# Freezing mashed potatoes



## suziquzie (Nov 20, 2007)

I use milk, mayo, sour cream in my mashed potatoes. Can I freeze them? I know frozen dairy doesn't work so well. Potatoes were on sale last week so I have 2 big bags and I want to use them up.


----------



## GotGarlic (Nov 20, 2007)

suziquzie said:


> I use milk, mayo, sour cream in my mashed potatoes. Can I freeze them? I know frozen dairy doesn't work so well. Potatoes were on sale last week so I have 2 big bags and I want to use them up.



They should be fine. Frozen dairy by itself doesn't work, but the mixture should be fine; food companies put mashed potatoes in frozen dinners all the time. A little googling turned up these tips: Use a plastic container, not a zip-lock bag; reheat in the oven or on top of a double boiler, to evaporate any excess liquid; add a beaten egg to help the mixture hold together. HTH.


----------



## Andy M. (Nov 20, 2007)

You should also be able to keep the raw potatoes for a long time.  Put them in a cool dark place and they should last for months.  They kept in root cellars through the winter for our ancesters.


----------



## Callisto in NC (Nov 20, 2007)

I have horrid luck keeping potatoes fresh.  I can't get them to keep for a month, let alone more than that.  I throw away more onions and potatoes in my house.  I never had that kind of problem living in California.  I can't figure it out and need to because I'm tired of throwing out so much food.


----------



## suziquzie (Nov 20, 2007)

I was just going to say that too! I have them in my bottom cupboard... but it's next to the fridge now that I think of it, maybe it's too warm there? 

So you think then if I made cream of potato soup it would freeze alright too?


----------



## Andy M. (Nov 20, 2007)

Potatoes and onions can be kept a long time if stored in ideal conditions.  Both need to be in cool, dark places with some air movement.   Bins in the cellar are good or larger amounts.  A kitchen cabinet away from the stove and fridge will do for smaller amounts.  They do not belong in the refrigerator.  They should not be stored together.


----------



## GotGarlic (Nov 20, 2007)

Callisto in NC said:


> I have horrid luck keeping potatoes fresh.  I can't get them to keep for a month, let alone more than that.  I throw away more onions and potatoes in my house.  I never had that kind of problem living in California.  I can't figure it out and need to because I'm tired of throwing out so much food.
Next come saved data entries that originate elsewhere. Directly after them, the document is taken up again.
+            }
+            if (oa) fetch_adds(row, j, *oa);
+        }
+        o.mr = *reinterpret_cast<const float2*>(stats + (size_t)row * 2);
+    };
+    auto process = [&](int row, const RowOps& o, const RowAdds& oa) __attribute__((always_inline)) {
+        const float2 mr = o.mr;
         float s1 = 0.f, s2 = 0.f;
 #pragma unroll
         for (int j = 0; j < NCH; ++j) {
             if (cv[j]) {
 #pragma unroll
                 for (int e = 0; e < 8; ++e) {
-                    const float d = to_f<T>(dr[j].v[e]);
-                    const float xh = (to_f<T>(xr[j].v[e]) - mr.x) * mr.y;
+                    const float d = to_f<T>(o.dr[j].v[e]);
+                    const float xh = (to_f<T>(o.xr[j].v[e]) - mr.x) * mr.y;
                     const float dg = d * gm[j][e];
                     s1 += dg;
                     s2 += dg * xh;
@@ -420,46 +438,70 @@
         for (int j = 0; j < NCH; ++j) {
             if (cv[j]) {
                 const size_t off = (size_t)row * C + cl[j] * 8;
-                float o[8];
+                float v[8];
 #pragma unroll
                 for (int e = 0; e < 8; ++e) {
-                    const float xh = (to_f<T>(xr[j].v[e]) - mr.x) * mr.y;
-                    o[e] = mr.y * (to_f<T>(dr[j].v[e]) * gm[j][e] - m1 - xh * m2);
+                    const float xh = (to_f<T>(o.xr[j].v[e]) - mr.x) * mr.y;
+                    v[e] = mr.y * (to_f<T>(o.dr[j].v[e]) * gm[j][e] - m1 - xh * m2);
                 }
                 if (add) {
-                    const Vec8<T> a8 = PRE ? ar[PRE ? j : 0] : *reinterpret_cast<const Vec8<T>*>(add + off);
-#pragma unroll
-                    for (int e = 0; e < 8; ++e) o[e] += to_f<T>(a8.v[e]);
+                    const Vec8<T> a8 = PRE ? oa.ar[PRE ? j : 0] : *reinterpret_cast<const Vec8<T>*>(add + off);
+#pragma unroll
+                    for (int e = 0; e < 8; ++e) v[e] += to_f<T>(a8.v[e]);
                 }
                 if (add2) {
-                    const Vec8<T> a8 = PRE ? a2r[PRE ? j : 0] : *reinterpret_cast<const Vec8<T>*>(add2 + off);
-#pragma unroll
-                    for (int e = 0; e < 8; ++e) o[e] += add2_scale * to_f<T>(a8.v[e]);
-                }
-                store8<T>(dx + off, o);
-            }
+                    const Vec8<T> a8 = PRE ? oa.a2r[PRE ? j : 0] : *reinterpret_cast<const Vec8<T>*>(add2 + off);
+#pragma unroll
+                    for (int e = 0; e < 8; ++e) v[e] += add2_scale * to_f<T>(a8.v[e]);
+                }
+                store8<T>(dx + off, v);
+            }
+        }
+    };
+    int row = blockIdx.x * GROUPS + grp;
+    if (AHEAD) {
+        RowOps a, b;
+        RowAdds ad;
+        if (row < rows) fetch(row, a, nullptr);
+        while (row < rows) {
+            int nrow = row + gridDim.x * GROUPS;
+#pragma unroll
+            for (int j = 0; j < NCH; ++j) fetch_adds(row, j, ad);
+            if (nrow < rows) fetch(nrow, b, nullptr);
+            process(row, a, ad);
+            row = nrow;
+            if (row >= rows) break;
+            nrow = row + gridDim.x * GROUPS;
+#pragma unroll
+            for (int j = 0; j < NCH; ++j) fetch_adds(row, j, ad);
+            if (nrow < rows) fetch(nrow, a, nullptr);
+            process(row, b, ad);
+            row = nrow;
+        }
+    } else {
+        for (; row < rows; row += gridDim.x * GROUPS) {
+            RowOps a;
+            RowAdds ad;
+            fetch(row, a, &ad);
+            process(row, a, ad);
         }
     }
     if (AFFINE) {
-        float* mine = red + (size_t)grp * C;
-#pragma unroll 1
-        for (int which = 0; which < 2; ++which) {
-#pragma unroll
-            for (int j = 0; j < NCH; ++j) {
-                if (cv[j]) {
-#pragma unroll
-                    for (int e = 0; e < 8; ++e) mine[cl[j] * 8 + e] = which == 0 ? pg[j][e] : pb[j][e];
-                }
-            }
-            __syncthreads();
-            for (int i = threadIdx.x; i < C; i += 256) {
-                float t = 0.f;
-#pragma unroll
-                for (int g = 0; g < GROUPS; ++g) t += red[(size_t)g * C + i];
-                if (partial) partial[(size_t)blockIdx.x * 2 * C + which * C + i] = t;
-                else atomicAdd((which == 0 ? dgamma : dbeta) + i, t);
-            }
-            __syncthreads();
+        float* mine = red + (size_t)grp * 2 * C;
+#pragma unroll
+        for (int j = 0; j < NCH; ++j) {
+            if (cv[j]) {
+#pragma unroll
+                for (int e = 0; e < 8; ++e) { mine[cl[j] * 8 + e] = pg[j][e]; mine[C + cl[j] * 8 + e] = pb[j][e]; }
+            }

A lot of food spoilage comes from dampness; not sure where you are in NC, but in southeastern VA, the climate is quite humid, so veggies like onions and potatoes that are not refrigerated can go bad faster. I keep mine in baskets where they get lots of air circulation, which helps keep them fresh. CA's climate is much drier, so foods last longer there. HTH.


----------



## Jeff G. (Nov 20, 2007)

suziquzie said:


> I was just going to say that too! I have them in my bottom cupboard... but it's next to the fridge now that I think of it, maybe it's too warm there?
> 
> So you think then if I made cream of potato soup it would freeze alright too?
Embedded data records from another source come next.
@@ -227,6 +236,10 @@
     int conv_winograd4 = [] { const char* e = getenv("MVLM_WINOGRAD4"); return (e && e[0] >= '0' && e[0] <= '2' && !e[1]) ? e[0] - '0' : 1; }();
     int conv_winograd4_wide = [] { const char* e = getenv("MVLM_WINOGRAD4_WIDE"); return (e && e[0] >= '0' && e[0] <= '1' && !e[1]) ? e[0] - '0' : 1; }();
     long long conv_wino4_wide_launches = 0;
+    int conv_winograd4_padded = [] { const char* e = getenv("MVLM_WINOGRAD4_PADDED"); return (e && e[0] >= '0' && e[0] <= '2' && !e[1]) ? e[0] - '0' : 1; }();
+    long long conv_wino4_padded_launches = 0;
+    std::vector<ConvWino4Pad> conv_wino4_pads = std::vector<ConvWino4Pad>(1);
+    int conv_launch_ran_as = -1;
     std::vector<ConvOverride> conv_overrides;
     unsigned long long conv_attr_mask = 0;
     struct KeyPlaneState {
@@ -344,6 +357,11 @@
 constexpr int MVLM_CONV_VARIANT_WINO4 = 2048;
 constexpr int MVLM_CONV_WINO4_ATTR_BIT = 41, MVLM_CONV_WINO4_WIDE_ATTR_BIT = 42, MVLM_CONV_FAST_ATTR_BIT0 = 54;
 inline bool mvlm_conv_wino4_wide_shape_ok(int cout_pad, int H) { return cout_pad > 0 && cout_pad % 64 == 0 && H % 16 == 0; }
+inline int mvlm_conv_wino4_padded_cout(int cout_pad) { return (cout_pad + 31) / 32 * 32; }
+inline bool mvlm_conv_wino4_pad_serves_slot(int ksize, int cin_pad, int cout_pad) {
+    return cout_pad > 0 && cout_pad % 32 != 0 && mvlm_conv_wino4_serves_slot(ksize, cin_pad, mvlm_conv_wino4_padded_cout(cout_pad));
+}
+void mvlm_winograd4_pack_padded(const float* w9, const float* bias, int cin_pad, int cout_pad, float* w18_pad, float* bias_pad);
 constexpr int MVLM_CONV_VARIANT_FAST = 62;
 constexpr int MVLM_CONV_VARIANT_FAST16 = 61;
 
diff --git a/mvlm_amd/csrc/conv_inst_g12.hip b/mvlm_amd/csrc/conv_inst_g12.hip
--- a/mvlm_amd/csrc/conv_inst_g12.hip
+++ b/mvlm_amd/csrc/conv_inst_g12.hip
@@ -1,8 +1,11 @@
 #include "conv_kernel.h"
 #include "conv_variants.h"
 
+bool mvlm_conv_wino4_padded_takes(const mvlm_ctx* ctx, const ConvArgs& a);
+int mvlm_conv_launch_wino4_padded(mvlm_ctx* ctx, const ConvArgs& a);
+
 #define X(id, name, ...) \
-    int mvlm_conv_launch_##id(mvlm_ctx* ctx, const ConvArgs& a) { return launch_variant<__VA_ARGS__>(ctx, a, id); } \
+    int mvlm_conv_launch_##id(mvlm_ctx* ctx, const ConvArgs& a) { return mvlm_conv_wino4_padded_takes(ctx, a) ? mvlm_conv_launch_wino4_padded(ctx, a) : launch_variant<__VA_ARGS__>(ctx, a, id); } \
     int mvlm_conv_pair_launch_##id(mvlm_ctx* ctx, const ConvArgs& a0, const ConvArgs& a1) { return launch_variant_pair<__VA_ARGS__>(ctx, a0, a1, id); }
 MVLM_CONV_VARIANTS_G12(X)
 #undef X
diff --git a/mvlm_amd/csrc/conv_inst_g3.hip b/mvlm_amd/csrc/conv_inst_g3.hip
--- a/mvlm_amd/csrc/conv_inst_g3.hip
+++ b/mvlm_amd/csrc/conv_inst_g3.hip
@@ -1,8 +1,11 @@
 #include "conv_kernel.h"
 #include "conv_variants.h"
 
+bool mvlm_conv_wino4_padded_takes(const mvlm_ctx* ctx, const ConvArgs& a);
+int mvlm_conv_launch_wino4_padded(mvlm_ctx* ctx, const ConvArgs& a);
+
 #define X(id, name, ...) \
-    int mvlm_conv_launch_##id(mvlm_ctx* ctx, const ConvArgs& a) { return launch_variant<__VA_ARGS__>(ctx, a, id); } \
+    int mvlm_conv_launch_##id(mvlm_ctx* ctx, const ConvArgs& a) { return mvlm_conv_wino4_padded_takes(ctx, a) ? mvlm_conv_launch_wino4_padded(ctx, a) : launch_variant<__VA_ARGS__>(ctx, a, id); } \
     int mvlm_conv_pair_launch_##id(mvlm_ctx* ctx, const ConvArgs& a0, const ConvArgs& a1) { return launch_variant_pair<__VA_ARGS__>(ctx, a0, a1, id); }
 MVLM_CONV_VARIANTS_G3(X)
 #undef X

Potato soup freezes quite well.  I have done that before.


----------



## simplicity (Nov 20, 2007)

I am in a humid climate too.  Neither potatoes nor onions will keep long, more than a week or two, even in cool, dark places.
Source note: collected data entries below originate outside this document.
__device__ __forceinline__ float uniform(float v) { return __int_as_float(__builtin_amdgcn_readfirstlane(__float_as_int(v))); }

struct GroupScales {
    int g0, b1, b2;
    float post0, post1, post2, resi0, resi1, resi2, sout0, sout1, sout2;
};

__device__ __forceinline__ void load_group_scale(const ConvQ& p, int gi, bool planes_out, float& post, float& resi, float& sout) {
    gi = min(gi, p.groups - 1);
    const float amax_in = p.in_meta[2 * gi], s_in = p.in_meta[2 * gi + 1];
    float amax_res = 0.f, s_res = 1.f;
    if (p.res_mode != DEMIA_RES_NONE) { amax_res = p.res_meta[2 * gi]; s_res = p.res_meta[2 * gi + 1]; }
    post = uniform(1.0f / s_in);
    resi = uniform(p.res_mode != DEMIA_RES_NONE ? 1.0f / s_res : 0.f);
    sout = uniform(planes_out ? plane_scale(amax_in * p.wbound + p.bbound + amax_res) : 1.f);
}

__device__ __forceinline__ GroupScales load_group_scales(const ConvQ& p, int m0, bool planes_out) {
    GroupScales gs;
    gs.g0 = (m0 + p.row0) / p.group_rows;
    gs.b1 = (gs.g0 + 1) * p.group_rows - p.row0;
    gs.b2 = gs.b1 + p.group_rows;
    load_group_scale(p, gs.g0, planes_out, gs.post0, gs.resi0, gs.sout0);
    load_group_scale(p, gs.g0 + 1, planes_out, gs.post1, gs.resi1, gs.sout1);
    load_group_scale(p, gs.g0 + 2, planes_out, gs.post2, gs.resi2, gs.sout2);
    return gs;
}

__device__ __forceinline__ float scale_shift(float acc, float post, float sc, float bs) { return (acc * post) * sc + bs; }
__device__ __forceinline__ void planes_item(const float4 x0, const float4 x1, float post, float res_inv, float s_out, const float (&sc)[8],
                                            const float (&bs)[8], const f16x8 ch, const f16x8 cl, float act_lo, bool sigmoid_on,
                                            f16x8& h, f16x8& l, float& vm) {
    typedef float f32x2 __attribute__((ext_vector_type(2)));
    f32x2 v2[4] = {{x0.x, x0.y}, {x0.z, x0.w}, {x1.x, x1.y}, {x1.z, x1.w}};
    float v[8];
#pragma unroll
    for (int q = 0; q < 4; ++q) {
        const f32x2 scq = {sc[2 * q], sc[2 * q + 1]}, bsq = {bs[2 * q], bs[2 * q + 1]};
        const f32x2 t = (v2[q] * post) * scq + bsq;
        v[2 * q] = t.x;
        v[2 * q + 1] = t.y;
    }
#pragma unroll
    for (int q = 0; q < 8; ++q) {
        v[q] = fmaf((float)cl[q], res_inv, fmaf((float)ch[q], res_inv, v[q]));
        v[q] = fmaxf(v[q], act_lo);
    }
    if (sigmoid_on && !(P32_ABLATE & 256)) {
#pragma unroll
        for (int q = 0; q < 8; ++q) v[q] = 1.0f / (1.0f + expf(-v[q]));
    }
    vm = 0.f;
#pragma unroll
    for (int q = 0; q < 8; q += 2) {
        vm = fmaxf(vm, fmaxf(fabsf(v[q]), fabsf(v[q + 1])));
        const f32x2 y = f32x2{v[q], v[q + 1]} * s_out;
        h[q] = (_Float16)y.x;
        h[q + 1] = (_Float16)y.y;
        l[q] = (_Float16)fmaf(-(float)h[q], 1.0f, y.x);
        l[q + 1] = (_Float16)fmaf(-(float)h[q + 1], 1.0f, y.y);
    }
}

template <int WM, int WN, int TM, int TN, bool HEAD, typename WriteRow>
__device__ __forceinline__ void p32_epilogue(const ConvQ& p, const GroupScales& gs, char* smem, WriteRow&& write_tile_row, int wm, int wn, int m0, int n0) {
    constexpr int BN = WN * TN * 32;
    const int tid = threadIdx.x, lane = tid & 63;
    constexpr int EROW = BN * 4 + 16;
    constexpr int GPR = BN / 8, RSTEP = 512 / GPR, ITEMS = WM * 32 / RSTEP;
    static_assert(512 % GPR == 0 && (WM * 32) % RSTEP == 0, "epilogue split");
    constexpr int BM_ = WM * TM * 32;
    static_assert(!HEAD || BN == 256, "the fused head needs a 256-wide tile");
    const bool planes_out = !HEAD && !p.out_f32;
    const int g0 = __builtin_amdgcn_readfirstlane(gs.g0), b1 = __builtin_amdgcn_readfirstlane(gs.b1), b2 = __builtin_amdgcn_readfirstlane(gs.b2);
    const float post0 = uniform(gs.post0), post1 = uniform(gs.post1), post2 = uniform(gs.post2);
    const float resi0 = uniform(gs.resi0), resi1 = uniform(gs.resi1), resi2 = uniform(gs.resi2);
    const float sout0 = uniform(gs.sout0), sout1 = uniform(gs.sout1), sout2 = uniform(gs.sout2);
    if (planes_out && n0 == 0 && tid == 0) {
#pragma unroll
        for (int d = 0; d < 3; ++d) {
            const int first = d == 0 ? g0 * p.group_rows - p.row0 : (d == 1 ? b1 : b2);
            if (g0 + d < p.groups && first >= m0 && first < m0 + BM_ && first < p.M)
                p.out_meta[2 * (g0 + d) + 1] = d == 0 ? sout0 : (d == 1 ? sout1 : sout2);
        }
    }
    const int g = tid % GPR, r_first = tid / GPR;
    const int co = n0 + g * 8;
    float sc[8], bs[8];
#pragma unroll
    for (int q = 0; q < 8; ++q) {
        const bool ok = (co + q) < p.Cout;
        sc[q] = (p.scale && ok) ? p.scale[co + q] : 1.0f;
        bs[q] = (p.bias && ok) ? p.bias[co + q] : 0.0f;
    }
    float vmax3[3] = {0.f, 0.f, 0.f};
    constexpr int HMAX = 4;
    float hw[HMAX][8];
    constexpr bool head_on = HEAD;
    if (head_on) {
#pragma unroll
        for (int j = 0; j < HMAX; ++j)
#pragma unroll
            for (int q = 0; q < 8; ++q) hw[j][q] = j < p.head_n ? p.head_w[j * 256 + g * 8 + q] : 0.f;
    }
    const int tile_n_ = n0 / BN;
    const bool res_on = p.res_mode != DEMIA_RES_NONE, sigmoid_on = p.act == DEMIA_ACT_SIGMOID;
    const float act_lo = p.act == DEMIA_ACT_RELU ? 0.f : -INFINITY;
    const char* resb = reinterpret_cast<const char*>(p.res) + 128;
    char* outb = reinterpret_cast<char*>(p.out) + 128;
    const long cbytes = (long)p.Cout * 4;
    const int gofs = (co >> 5) * 128 + ((co & 31) >> 3) * 16;
    auto row_of = [&](int i, int k) { const int lr = r_first + k * RSTEP; return m0 + (lr >> 5) * (TM * 32) + i * 32 + (lr & 31); };
    auto res_pix = [&](int m) -> long {
        if (p.res_mode == DEMIA_RES_SAME) return m;
        const int n = m / p.HoWo;
        const int rem = m - n * p.HoWo;
        const int ho = rem / p.Wo, wo = rem - ho * p.Wo;
        const int Hr = (p.Ho + 1) >> 1, Wr = (p.Wo + 1) >> 1;
        return ((long)n * Hr + (ho >> 1)) * Wr + (wo >> 1);
    };
    f16x8 rh[ITEMS], rl[ITEMS];
    const bool has_res = p.res_mode != DEMIA_RES_NONE && co < p.Cout;
    auto load_res = [&](int i) {
#pragma unroll
        for (int k = 0; k < ITEMS; ++k) {
            const int m = row_of(i, k);
            if (has_res && m < p.M && !(P32_ABLATE & 32)) {
                const char* rp = resb + res_pix(m) * cbytes + gofs;
                rh[k] = *reinterpret_cast<const f16x8*>(rp);
                rl[k] = *reinterpret_cast<const f16x8*>(rp + 64);
            }
        }
    };
    load_res(0);
#pragma unroll
    for (int i = 0; i < TM; ++i) {
        if (i > 0) __syncthreads();
        write_tile_row(i, reinterpret_cast<float*>(smem) + (wm * 32) * (EROW / 4) + wn * TN * 32);
        __syncthreads();
        f16x8 ch[ITEMS], cl[ITEMS];
#pragma unroll
        for (int k = 0; k < ITEMS; ++k) { ch[k] = rh[k]; cl[k] = rl[k]; }
        if (i + 1 < TM) load_res(i + 1);
        if (co < p.Cout) {
#pragma unroll
            for (int k = 0; k < ITEMS; ++k) {
                const int lr = r_first + k * RSTEP;
                const int m = row_of(i, k);
                if (m >= p.M) continue;
                const float4 x0 = *reinterpret_cast<const float4*>(smem + lr * EROW + g * 32);
                const float4 x1 = *reinterpret_cast<const float4*>(smem + lr * EROW + g * 32 + 16);
                float v[8] = {x0.x, x0.y, x0.z, x0.w, x1.x, x1.y, x1.z, x1.w};
                const int gd = (m >= b1) + (m >= b2);
// ... 27 lines not shown
#pragma unroll
                        for (int j = 0; j < HMAX; ++j)
                            if (j < p.head_n) {
                                const float z = acc_h[j] + p.head_b[j];
                                o[j] = p.head_act == DEMIA_ACT_SIGMOID ? 1.0f / (1.0f + expf(-z)) : (p.head_act == DEMIA_ACT_RELU ? fmaxf(z, 0.f) : z);
                            }
                    }
                } else if (p.out_f32) {
                    float* o = reinterpret_cast<float*>(p.out) + (long)m * p.out_ld + co;
                    if (co + 8 <= p.Cout && (p.out_ld & 3) == 0) {
                        *reinterpret_cast<float4*>(o) = make_float4(v[0], v[1], v[2], v[3]);
                        *reinterpret_cast<float4*>(o + 4) = make_float4(v[4], v[5], v[6], v[7]);
                    } else {
#pragma unroll
                        for (int q = 0; q < 8; ++q)
                            if (co + q < p.Cout) o[q] = v[q];
                    }
                } else {
                    f16x8 h, l;
                    const float s_out = gd == 0 ? sout0 : (gd == 1 ? sout1 : sout2);
                    float vm = 0.f;
#pragma unroll
                    for (int q = 0; q < 8; ++q) {
                        vm = fmaxf(vm, fabsf(v[q]));
                        const float y = v[q] * s_out;
                        h[q] = (_Float16)y;
                        l[q] = (P32_SINGLE && p.zero_low) ? (_Float16)0.f : (_Float16)(y - (float)h[q]);
                    }
                    vmax3[0] = fmaxf(vmax3[0], gd == 0 ? vm : 0.f);
                    vmax3[1] = fmaxf(vmax3[1], gd == 1 ? vm : 0.f);
                    vmax3[2] = fmaxf(vmax3[2], gd == 2 ? vm : 0.f);
                    char* o = outb + (long)m * cbytes + gofs;
                    if (P32_ABLATE & 64) {
                        asm volatile("" :: "v"(h), "v"(l), "v"(o));
                    } else {
                        *reinterpret_cast<f16x8*>(o) = h;
                        *reinterpret_cast<f16x8*>(o + 64) = l;
                    }
                }
            }
        }
    }
    if (planes_out) {
#pragma unroll
        for (int d = 0; d < 3; ++d) {
            if (d > 0 && (d == 1 ? b1 : b2) >= m0 + BM_) break;
            if (g0 + d >= p.groups) break;
            float vmax = vmax3[d];
#pragma unroll
            for (int o = 32; o > 0; o >>= 1) vmax = fmaxf(vmax, __shfl_xor(vmax, o));
            float* slot = p.out_meta + 2 * (g0 + d);
            if (lane == 0 && vmax > *reinterpret_cast<volatile const float*>(slot))
                atomicMax(reinterpret_cast<unsigned int*>(slot), __float_as_uint(vmax));
        }
    }
}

As to freezing, I've tried that.  The potatoes turned mealy.  The taste was fine.  The texture wasn't.   The commercially sold brands are fine.  I don't know why this problem exists.


----------



## miniman (Nov 20, 2007)

I grow my own onions & potatoes. We store onions in  a mesh bag that is usually kept hung up in the garage. Potatoes are stored in a paper sack and again left in the garage. 

In a good year, they are still good through the winter and into early spring.


----------



## pacanis (Nov 20, 2007)

Neither keep long where I'm at either.  I've tried various cupboards, the cellar..... the best place I've found for onions is to set them on the fridge. Potatos I still keep under the sink because they do as well there as anywhere else, nothing wet or damp goes there anyway, but I never buy one get one free anymore. I can easily go through 5 lbs in 1-1/2 weeks by myself, any longer or any more potatos and I'm pushing it.


----------



## Bilby (Nov 20, 2007)

I can only keep potatoes and onions for a month or less irrespective of where I keep them. Don't have cellars (unless you are rich) in houses here.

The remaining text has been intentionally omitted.